You can't just take any off-the shelf software product and think you can scale it. There will be crippling bottlenecks in the application that you have just not thought about.
Websites are made up of cached and dynamic content. Cached content includes images, text, files, etc. that are similar across visitors. Think of your Home or Contact Us pages. These can be pre-loaded using a content delivery network (CDN) so your servers don’t have to deliver the content to each new visitor.
Dynamic content, however, is unique to the visitor and depends on actions he or she takes. The best example is when a visitor adds a product to a checkout cart. Behind the scenes there is a function that checks inventory, updates the database, and changes the cart icon to show the number of products it contains.
Dynamic content exists at critical parts of the customer journey, and delivering dynamic content has limits. The worst bottlenecks are the inventory system and the payment gateway.
Inventory systems strive to preserve the database integrity for order and stock volumes. As the number of customers adding products to shopping carts explodes, inventory systems often can’t keep up. The complicated juggling act overheats the systems, harming website performance.
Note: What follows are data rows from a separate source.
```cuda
template <int AMN, int BMN, class Epi>
static int launch_gemm(cdml_ctx* ctx, const void* A, int64_t lda, const void* B, int64_t ldb, int64_t M, int64_t N,
                       int64_t K, int dtype16, int num_splits, const Epi& epi, cudaStream_t stream) {
  {
    const int64_t kb_per = ((K + kBK - 1) / kBK + max(num_splits, 1) - 1) / max(num_splits, 1);
    if (two_cta_enabled() && M >= 2 * kBM && kb_per >= 8)
      return launch_gemm2<AMN, BMN>(ctx, A, lda, B, ldb, M, N, K, dtype16, num_splits, epi, stream);
  }
  using L = GemmSmem<kBN, kStages>;
  CUtensorMap ta, tb;
  int rc;
  if (AMN == 0) rc = make_tmap_2d(ctx, &ta, A, dtype16, K, M, lda, kBK, kBM);
  else rc = make_tmap_2d(ctx, &ta, A, dtype16, M, K, lda, 64, kBK);
  if (rc) return rc;
  if (BMN == 0) rc = make_tmap_2d(ctx, &tb, B, dtype16, K, N, ldb, kBK, kBN);
  else rc = make_tmap_2d(ctx, &tb, B, dtype16, N, K, ldb, 64, kBK);
  if (rc) return rc;

  GemmShape s;
  s.M = static_cast<int>(M), s.N = static_cast<int>(N), s.K = static_cast<int>(K);
  s.m_tiles = (s.M + kBM - 1) / kBM;
  s.n_tiles = (s.N + kBN - 1) / kBN;
  s.num_kb = (s.K + kBK - 1) / kBK;
  num_splits = max(1, min(num_splits, s.num_kb));
  s.kb_per_split = (s.num_kb + num_splits - 1) / num_splits;
  s.num_splits = (s.num_kb + s.kb_per_split - 1) / s.kb_per_split;
  s.idesc = make_idesc_f16(dtype16 == CDML_BF16 ? 1 : 0, AMN, BMN, kBM, kBN);
  s.m_fastest = (s.num_splits > 1 && N >= M) ? 1 : 0;

  auto kern = gemm_tcgen05_kernel<AMN, BMN, kBN, kStages, Epi>;
  static bool attr_set = false;
  if (!attr_set) {
    CDML_CHECK_CUDA(cudaFuncSetAttribute(kern, cudaFuncAttributeMaxDynamicSharedMemorySize, L::kTotal));
    attr_set = true;
  }
  const long units = static_cast<long>(s.m_tiles) * s.n_tiles * s.num_splits;
  const int grid = static_cast<int>(units < ctx->num_sms ? units : ctx->num_sms);
  kern<<<grid, kGemmThreads, L::kTotal, stream>>>(ta, tb, s, epi);
  CDML_CHECK_CUDA(cudaGetLastError());
  if (trace_sync("gemm_tcgen05", M, N, K, grid, stream)) return -2;
  return s.num_splits;
}

constexpr int kResBStages = 4;
inline bool resb_applicable(int64_t K) {
  static int off = -1;
  if (off < 0) off = getenv("CDML_NO_RESB") != nullptr ? 1 : 0;
  return off == 0 && K <= 4 * kBK;
}

template <class Epi, int kEpiWarps = 8>
static int launch_gemm_resb(cdml_ctx* ctx, const void* A, int64_t lda, const void* B, int64_t ldb, int64_t M, int64_t N,
                            int64_t K, int dtype16, const Epi& epi, cudaStream_t stream, int n_fastest = 0) {
  using L = ResBSmem<kBN, kResBStages, kEpiWarps, Epi::kRowConsts, Epi::kTmaStore ? 2 : 1>;
  static_assert(L::kTotal <= 232448, "resident-B kernel: shared memory over the 227 KB limit");
  CUtensorMap ta, tb;
  int rc = make_tmap_2d(ctx, &ta, A, dtype16, K, M, lda, kBK, kBM);
  if (rc) return rc;
  rc = make_tmap_2d(ctx, &tb, B, dtype16, K, N, ldb, kBK, kBN);
  if (rc) return rc;
  ResBShape s;
  s.M = static_cast<int>(M), s.N = static_cast<int>(N), s.K = static_cast<int>(K);
  s.m_tiles = (s.M + kBM - 1) / kBM;
  s.n_tiles = (s.N + kBN - 1) / kBN;
  s.num_kb = (s.K + kBK - 1) / kBK;
  int best = 1;
  double best_eff = -1.0;
  const int cmax = max(1, min(s.m_tiles / 8, 4 * ctx->num_sms));
  for (int c = 1; c <= cmax; ++c) {
    const int tpc = (s.m_tiles + c - 1) / c;
    const int ceff = (s.m_tiles + tpc - 1) / tpc;
    if (ceff != c) continue;
    const long units = static_cast<long>(s.n_tiles) * c;
    const long waves = (units + ctx->num_sms - 1) / ctx->num_sms;
    double eff = static_cast<double>(units) / static_cast<double>(waves * ctx->num_sms);
    eff -= 0.15 / tpc;
    if (eff > best_eff) best_eff = eff, best = c;
  }
  s.m_chunks = best;
  s.tiles_per_chunk = (s.m_tiles + best - 1) / best;
  s.n_fastest = n_fastest;
  s.idesc = make_idesc_f16(dtype16 == CDML_BF16 ? 1 : 0, 0, 0, kBM, kBN);
  auto kern = gemm_resb_tcgen05_kernel<kBN, kResBStages, Epi, kEpiWarps>;
  static bool attr_set = false;
  if (!attr_set) {
    CDML_CHECK_CUDA(cudaFuncSetAttribute(kern, cudaFuncAttributeMaxDynamicSharedMemorySize, L::kTotal));
    attr_set = true;
  }
  const long units = static_cast<long>(s.n_tiles) * s.m_chunks;
  const int grid = static_cast<int>(units < ctx->num_sms ? units : ctx->num_sms);
  kern<<<grid, 128 + 32 * kEpiWarps, L::kTotal, stream>>>(ta, tb, s, epi);
  CDML_CHECK_CUDA(cudaGetLastError());
  if (trace_sync(Epi::kTmaStore ? "gemm_resb[tma]" : "gemm_resb", M, N, K, grid, stream)) return -2;
  return 1;
}

}
```

collaborative-deep-metric-learning_b200/csrc/gemm_sm100.cuh:

```cuda
#pragma once
#include "common.cuh"

namespace cdml {

constexpr int kBM = 128;
constexpr int kBK = 64;
constexpr int kUK = 16;
constexpr uint32_t kEpiStageBytes = 16384;
constexpr int kGemmThreads = 384;

struct GemmShape {
  int M, N, K;
  int m_tiles, n_tiles;
  int num_kb;
  int kb_per_split;
  int num_splits;
  int m_fastest;
  uint32_t idesc;
};

template <int BN, int kStages>
struct GemmSmem {
  static constexpr uint32_t kABytes = kBM * kBK * 2;
  static constexpr uint32_t kBBytes = BN * kBK * 2;
  static constexpr uint32_t kEpiOff = kStages * (kABytes + kBBytes);
  static constexpr uint32_t kBarOff = kEpiOff + kEpiStageBytes;
  static constexpr uint32_t kNumBars = 2 * kStages + 4;
  static constexpr uint32_t kTotal = kBarOff + kNumBars * 8 + 16 + 1024;
};

__device__ __forceinline__ float leaky(float v, float alpha) { return v > 0.f ? v : alpha * v; }
__device__ __forceinline__ float chunk_bias(const float* bias, int nb, int N) {
  const int col = nb + static_cast<int>(threadIdx.x & 31);
  return (bias != nullptr && col < N) ? __ldg(bias + col) : 0.f;
}
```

Payment gateways might be even worse. They’re third parties with throughput limits out of your control. All the server or autoscaling you do doesn’t change that. Plus, during big online sales payment processors are inundated with requests from other websites too. As a result, they’ll be slower than normal. All this helps explain why payment gateways are the point of failure for about 75% of companies we support.
The complexity of scaling explains why IT business expert Eric David Benari has said,
“Performance has very little to do with database tuning and a lot more to do with reducing database requests.”
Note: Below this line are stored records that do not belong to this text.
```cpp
int srgan_mse_const(const float* o, long long n, float target, float weight, float* loss, float* d_o, void* stream);
int srgan_crit_const(const float* o, long long n, float target, float weight, int kind, float* loss, float* d_o, void* stream);
int srgan_softmax_mse(const float* z, const long long* label, int B, int n_class, float weight,
                      float* q, float* loss, float* dz, void* stream);
int srgan_softmax_crit(const float* z, const long long* label, int B, int n_class, float weight, int kind,
                       float* q, float* loss, float* dz, void* stream);
int srgan_softmax_xent(const float* z, const long long* label, int B, int n_class, float weight, float* loss,
                       float* dz, void* stream);
size_t srgan_l1_workspace(long long n);
int srgan_l1_mean(const float* a, const float* b, long long n, float weight, float* loss,
                  float* da, float* db, void* ws, size_t ws_bytes, void* stream);
int srgan_latent_losses(const float* mu, int B, int d, float n_batch, const float* hist_target, int bins,
                        float range_max, float sigma, float w_bkl, float w_corr, float w_hist,
                        float* vals, float* dmu, float* corr_out , void* stream);
int srgan_d_losses(const float* const* o, const long long* per_row, const float* const* z, int n_scales, int rows,
                   int rows_first, int n_class, const long long* label, float t_first, float t_rest, float w_class,
                   float* vals, float* const* d_o, float* const* dz, void* stream);
int srgan_d_losses_crit(const float* const* o, const long long* per_row, const float* const* z, int n_scales, int rows,
                        int rows_first, int n_class, const long long* label, float t_first, float t_rest, float w_class,
// ... 87 lines not shown
```

style-restricted_gan_amd/csrc/norm.hip:

```cpp
#include <algorithm>
#include <cstdlib>
#include <cstring>
#include "common.h"

namespace srgan {

constexpr int NORM_CH = 32;
constexpr int NORM_ROWS = 8;

template <bool B16>
__device__ __forceinline__ f32x4 ld4(const void* base, size_t idx) {
  if constexpr (B16) return __builtin_convertvector(*reinterpret_cast<const bf16x4*>(static_cast<const __bf16*>(base) + idx), f32x4);
  else return *reinterpret_cast<const f32x4*>(static_cast<const float*>(base) + idx);
}
template <bool B16>
__device__ __forceinline__ void st4(void* base, size_t idx, f32x4 v) {
  if constexpr (B16) *reinterpret_cast<bf16x4*>(static_cast<__bf16*>(base) + idx) = __builtin_convertvector(v, bf16x4);
  else *reinterpret_cast<f32x4*>(static_cast<float*>(base) + idx) = v;
}


template <bool B16>
__device__ __forceinline__ void ld8(const void* base, size_t idx, f32x4& lo, f32x4& hi) {
  if constexpr (B16) {
// ... 277 lines not shown
  for (int s = 0; s < S; ++s) {
    const float2 p = part[((size_t)n * S + s) * C + c];
    a += p.x;
    b += p.y;
  }
  stats_finish(a, b, x[(size_t)n * HW * C + c], HW, eps, &mean[idx], &rstd[idx]);
}

__device__ __forceinline__ void sum_partials4(const float2* __restrict__ part, int n, int S, int C, int c, f32x4* a, f32x4* b) {
  f32x4 sa = {0.f, 0.f, 0.f, 0.f}, sb = {0.f, 0.f, 0.f, 0.f};
  for (int s = 0; s < S; ++s) {
    const f32x4* q = reinterpret_cast<const f32x4*>(part + ((size_t)n * S + s) * C + c);
    const f32x4 lo = q[0], hi = q[1];
    sa[0] += lo[0]; sb[0] += lo[1]; sa[1] += lo[2]; sb[1] += lo[3];
    sa[2] += hi[0]; sb[2] += hi[1]; sa[3] += hi[2]; sb[3] += hi[3];
  }
  *a = sa;
  *b = sb;
}

template <bool V4>
__global__ void in_apply(const float* __restrict__ x, const float* __restrict__ scale, const float* __restrict__ shift,
                         const float* __restrict__ res, const float* __restrict__ mean, const float* __restrict__ rstd,
                         float* __restrict__ y, long long total, int HWC, int C, int act, float slope) {
  constexpr int W = V4 ? 4 : 1;
  for (long long i = ((long long)blockIdx.x * blockDim.x + threadIdx.x) * W; i < total;
       i += (long long)gridDim.x * blockDim.x * W) {
    const int n = (int)(i / HWC);
    const int c = (int)(i % C);
    float xv[W], rv[W], o[W];
    if constexpr (V4) {
      *reinterpret_cast<f32x4*>(xv) = *reinterpret_cast<const f32x4*>(x + i);
      if (res) *reinterpret_cast<f32x4*>(rv) = *reinterpret_cast<const f32x4*>(res + i);
    } else {
      xv[0] = x[i];
      if (res) rv[0] = res[i];
    }
#pragma unroll
    for (int k = 0; k < W; ++k) {
      const int nc = n * C + c + k;
      float v = (xv[k] - mean[nc]) * rstd[nc];
      if (scale) v = v * scale[nc] + shift[nc];
      v = apply_act(v, act, slope);
      if (res) v += rv[k];
      o[k] = v;
    }
    if constexpr (V4) *reinterpret_cast<f32x4*>(y + i) = *reinterpret_cast<const f32x4*>(o);
    else y[i] = o[0];
  }
}

template <bool X16 = false, bool Y16 = false>
__global__ __launch_bounds__(256) void in_apply_pow2(const void* __restrict__ x, const float* __restrict__ scale,
                                                     const float* __restrict__ shift, const float* __restrict__ res,
                                                     float* __restrict__ mean, float* __restrict__ rstd,
                                                     void* __restrict__ y, int HWC4, int C, int act, float slope,
                                                     const float2* __restrict__ part, int S, int HW, float eps) {
  const int n = blockIdx.y;
  const int c = (threadIdx.x * 4) % C;
  const int nc = n * C + c;
  f32x4 mu, rs;
  if (part) {
    f32x4 a, b;
    sum_partials4(part, n, S, C, c, &a, &b);
    const f32x4 x0 = ld4<X16>(x, (size_t)n * HWC4 * 4 + c);
#pragma unroll
    for (int e = 0; e < 4; ++e) {
      float m1, r1;
      stats_finish(a[e], b[e], x0[e], HW, eps, &m1, &r1);
      mu[e] = m1;
      rs[e] = r1;
    }
    if (blockIdx.x == 0 && threadIdx.x * 4 < C) {
      *reinterpret_cast<f32x4*>(mean + nc) = mu;
      *reinterpret_cast<f32x4*>(rstd + nc) = rs;
    }
  } else {
    mu = *reinterpret_cast<const f32x4*>(mean + nc);
    rs = *reinterpret_cast<const f32x4*>(rstd + nc);
  }
  f32x4 sc = {1.f, 1.f, 1.f, 1.f}, sf = {0.f, 0.f, 0.f, 0.f};
  if (scale) {
    sc = *reinterpret_cast<const f32x4*>(scale + nc);
    sf = *reinterpret_cast<const f32x4*>(shift + nc);
  }
  const size_t base = (size_t)n * HWC4;
  const f32x4* rp = res ? reinterpret_cast<const f32x4*>(res) + base : nullptr;
  auto xat = [&](int j) __attribute__((always_inline)) { return ld4<X16>(x, (base + j) * 4); };
  auto yput = [&](int j, f32x4 v) __attribute__((always_inline)) { st4<Y16>(y, (base + j) * 4, v); };
  auto one = [&](f32x4 xv, f32x4 rv) __attribute__((always_inline)) {
    f32x4 v = ((xv - mu) * rs) * sc + sf;
#pragma unroll
    for (int k = 0; k < 4; ++k) v[k] = apply_act(v[k], act, slope);
    return rp ? v + rv : v;
  };
  const int step = gridDim.x * 256;
  int j = blockIdx.x * 256 + threadIdx.x;
  const f32x4 zero = {0.f, 0.f, 0.f, 0.f};
  for (; j + 3 * step < HWC4; j += 4 * step) {
    const f32x4 x0v = xat(j), x1v = xat(j + step), x2v = xat(j + 2 * step), x3v = xat(j + 3 * step);
    f32x4 r0 = zero, r1 = zero, r2 = zero, r3 = zero;
    if (rp) { r0 = rp[j]; r1 = rp[j + step]; r2 = rp[j + 2 * step]; r3 = rp[j + 3 * step]; }
    yput(j, one(x0v, r0));
    yput(j + step, one(x1v, r1));
    yput(j + 2 * step, one(x2v, r2));
    yput(j + 3 * step, one(x3v, r3));
  }
  for (; j < HWC4; j += step) yput(j, one(xat(j), rp ? rp[j] : zero));
}

template <bool X16 = false, bool G16 = false, bool D16 = false>
// ... 562 lines not shown
    else if (rows <= 2) SRGAN_FWD_SLAB(2);
    else if (rows <= 4) SRGAN_FWD_SLAB(4);
    else if (rows <= 8) SRGAN_FWD_SLAB(8);
    else SRGAN_FWD_SLAB(16);
#undef SRGAN_FWD_SLAB
    prof_end(tok, st);
    return check_launch("instnorm_fwd (slab)");
  }
  float2* part = reinterpret_cast<float2*>(ws);
  dim3 g((C + NORM_CH - 1) / NORM_CH, S, N);
  {
    ProfToken tok = prof_begin(30, tbytes, st);
    if ((C & 3) == 0) hipLaunchKernelGGL(in_stats_partial_v4<false>, g, dim3(256), 0, st, (const void*)x, part, HW, C, S, rps);
    else hipLaunchKernelGGL(in_stats_partial, g, dim3(256), 0, st, x, part, HW, C, S, rps);
    prof_end(tok, st);
  }
  const long long total = (long long)N * HW * C;
  const bool fuse_final = (const float*)y != x && (const float*)y != res;
  if (pow2_fast(C, HW) && fuse_final) {
    const int hwc4 = HW * C / 4;
    dim3 g2((unsigned)apply_grid(hwc4, N), (unsigned)N);
    ProfToken tok = prof_begin(31, (res ? 3.0 : 2.0) * tbytes, st);
    hipLaunchKernelGGL((in_apply_pow2<false, false>), g2, dim3(256), 0, st, (const void*)x, scale, shift, res, mean, rstd, (void*)y, hwc4, C, act, slope,
                       (const float2*)part, S, HW, eps);
    prof_end(tok, st);
    return check_launch("instnorm_fwd");
  }
  hipLaunchKernelGGL(in_stats_final, dim3((N * C + 255) / 256), dim3(256), 0, st, x, (const float2*)part, mean, rstd, N, HW, C, S, eps);
  if (pow2_fast(C, HW)) {
    const int hwc4 = HW * C / 4;
    dim3 g2((unsigned)apply_grid(hwc4, N), (unsigned)N);
    hipLaunchKernelGGL((in_apply_pow2<false, false>), g2, dim3(256), 0, st, (const void*)x, scale, shift, res, mean, rstd, (void*)y, hwc4, C, act, slope,
                       (const float2*)nullptr, 0, HW, eps);
  } else if ((C & 3) == 0) {
    unsigned blocks = (unsigned)std::min<long long>(ceil_div(total / 4, 256), 8192);
    hipLaunchKernelGGL(in_apply<true>, dim3(blocks), dim3(256), 0, st, x, scale, shift, res, mean, rstd, y, total, HW * C, C, act, slope);
  } else {
    unsigned blocks = (unsigned)std::min<long long>(ceil_div(total, 256), 8192);
    hipLaunchKernelGGL(in_apply<false>, dim3(blocks), dim3(256), 0, st, x, scale, shift, res, mean, rstd, y, total, HW * C, C, act, slope);
  }
  return check_launch("instnorm_fwd");
}
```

It’s Cyber Monday 2018 at Office Depot and J. Crew.
All hands are on deck for what will be the largest single day of online shopping in U.S. history—$7.9 billion in spending.
War rooms are filled with technicians monitoring dashboards. Teams are checking competitors’ pricing. Marketing has several campaign tricks up their sleeve.
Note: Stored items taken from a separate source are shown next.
+                         "s_add_u32 %[tB], %[cB], %[tB]\n"
+                         "s_cmp_lg_u64 %[mA], 0\n"
+                         "s_cselect_b32 %[jA], %[tA], %[jA]\n"
+                         "s_cmp_lg_u64 %[mB], 0\n"
+                         "s_cselect_b32 %[jB], %[tB], %[jB]\n"
+                         "s_bitset1_b64 %[chA], %[jA]\n"
+                         "s_bitset1_b64 %[chB], %[jB]\n"
+                         "v_readlane_b32 %[LA], %[lenA], %[jA]\n"
+                         "v_readlane_b32 %[LB], %[lenB], %[jB]\n"
+                         "s_add_u32 %[cA], %[jA], %[LA]\n"
+                         "s_add_u32 %[cB], %[jB], %[LB]\n"
+                         "s_cmp_lt_u32 %[cA], 64\n"
+                         "s_cselect_b64 %[rA], %[rA], 0\n"
+                         "s_cmp_lt_u32 %[cB], 64\n"
+                         "s_cselect_b64 %[rB], %[rB], 0\n"
+                         "s_lshr_b64 %[mA], %[rA], %[cA]\n"
+                         "s_lshr_b64 %[mB], %[rB], %[cB]\n"
+                         "s_or_b64 %[x], %[mA], %[mB]\n"
                          "s_cbranch_scc1 1b\n"
-                         "s_mov_b32 %[e], %[c]\n"
-                         "s_branch 3f\n"
                          "2:\n"
-                         "s_mov_b32 %[e], %[c]\n"
-                         "s_movk_i32 %[c], 64\n"
-                         "s_mov_b32 %[L], 0\n"
-                         "3:\n"
-                         : [m] "=&s"(m), [t] "=&s"(t), [j] "+s"(j), [ch] "+s"(chosen), [L] "+s"(L), [c] "+s"(c), [e] "+s"(e)
-                         : [sm] "s"(sm), [len] "v"(lenF)
+                         : [mA] "=&s"(mA), [mB] "=&s"(mB), [x] "=&s"(x), [tA] "=&s"(tA), [tB] "=&s"(tB), [jA] "+s"(jA), [jB] "+s"(jB),
+                           [chA] "+s"(chosenA), [chB] "+s"(chosenB), [LA] "+s"(LA), [LB] "+s"(LB), [cA] "+s"(cA), [cB] "+s"(cB), [rA] "+s"(rA),
+                           [rB] "+s"(rB)
+                         : [lenA] "v"(lenFA), [lenB] "v"(lenFB)
                          : "scc");
         };
         chase();
-        while (__builtin_expect(L == kLenCapped, 0)) {
-            const uint32_t pj = w0 + j, offj = rdlane(wds[w], j) & 0x1FFFFu;
-            L = extend_match_from<true>(src, pj, offj, pf.capLen, umin(seg_end(pf, pj, n), ((pj >> pf.extLog) + 2u) << pf.extLog), lane, true, lastDw);
-            if (lane == j) lenF = L;
-            c = e = j + L;
-            L = 0u;
+        for (;;) {
+            if (__builtin_expect(umax(LA, LB) < kLenCapped, 1)) break;
+            const bool capA = liveA && LA == kLenCapped && !((extA >> jA) & 1ull), capB = liveB && LB == kLenCapped && !((extB >> jB) & 1ull);
+            if (__builtin_expect(!(capA || capB), 1)) break;
+            if (capA) {
+                const uint32_t pj = w0A + jA, offj = rdlane(wdsA[w], jA) & 0x1FFFFu;
+                const uint32_t L = extend_match_from<true>(src, pj, offj, pf.capLen, umin(seg_end(pf, pj, n), ((pj >> pf.extLog) + 2u) << pf.extLog), lane, true, lastDw);
+                if (lane == jA) lenFA = L;
+                extA |= 1ull << jA;
+                cA = jA + L;
+                rA = cA < 64u ? smA[w] : 0ull;
+            }
+            if (capB) {
+                const uint32_t pj = w0B + jB, offj = rdlane(wdsB[w], jB) & 0x1FFFFu;
+                const uint32_t L = extend_match_from<true>(src, pj, offj, pf.capLen, umin(seg_end(pf, pj, n), ((pj >> pf.extLog) + 2u) << pf.extLog), lane, true, lastDw);
+                if (lane == jB) lenFB = L;
+                extB |= 1ull << jB;
+                cB = jB + L;
+                rB = cB < 64u ? smB[w] : 0ull;
+            }
             chase();
         }
-        lenA[w] = lenF;
-        st.cur = w0 + c;
-        if (chosen) st.endA = w0 + e;
-        chA[w] = chosen;
+        lenA[w] = lenFA;
+        lenB[w] = lenFB;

But when traffic comes streaming to the websites, they falter. Both show temporary error pages like this one:
Both websites suffered outages over several hours during the busy shopping day, leading shoppers to move on to competitors’ websites. Experts estimate that J. Crew’s failure during Black Friday, just a few days prior, cost the company over $700,000 in sales alone.
What went wrong?
At least with J. Crew, it wasn’t that the website was too bulky. Its Google Pagespeed was a better-than-average 85/100. Rather, as Uptrends writes, “The small page size and higher performance score tell us that most likely J. Crew is a victim of its own marketing and does not have the infrastructure to support the influx of visitors on shopping holidays such as these.”
In other words, despite attempts to scale up to prepare for the sale, performance bottlenecks took down two major online retailers during their most business-critical day of the year.
- Scaling up servers is one step you should take to prepare your website for increased demand.
- Vertical scaling (upgrading to higher-end servers) costs increase drastically once you get to higher levels.
- Horizontal scaling (connecting many smaller servers) is cheaper in terms of hardware costs but brings immense complexity in combining all the servers into a unified system that requires specialized—and expensive—personnel to manage.
- Scaling your website involves much more than just increasing server capacity, but when you scale your website you run into problems of search, concurrency, consistency, and speed.
- Server scaling does not address website bottlenecks like payment gateways. It takes a holistic strategy to build performance into a web application.
- Disregarding how difficult it is to scale servers and websites will put you at risk for failure during your busiest and most business-critical sales.
Scaling up your website is a natural first step in handling growing demand. But understand there are limits. Hopefully, this blog has helped explain in layman’s terms why server scaling, autoscaling, and application scaling are not as easy as they might otherwise seem.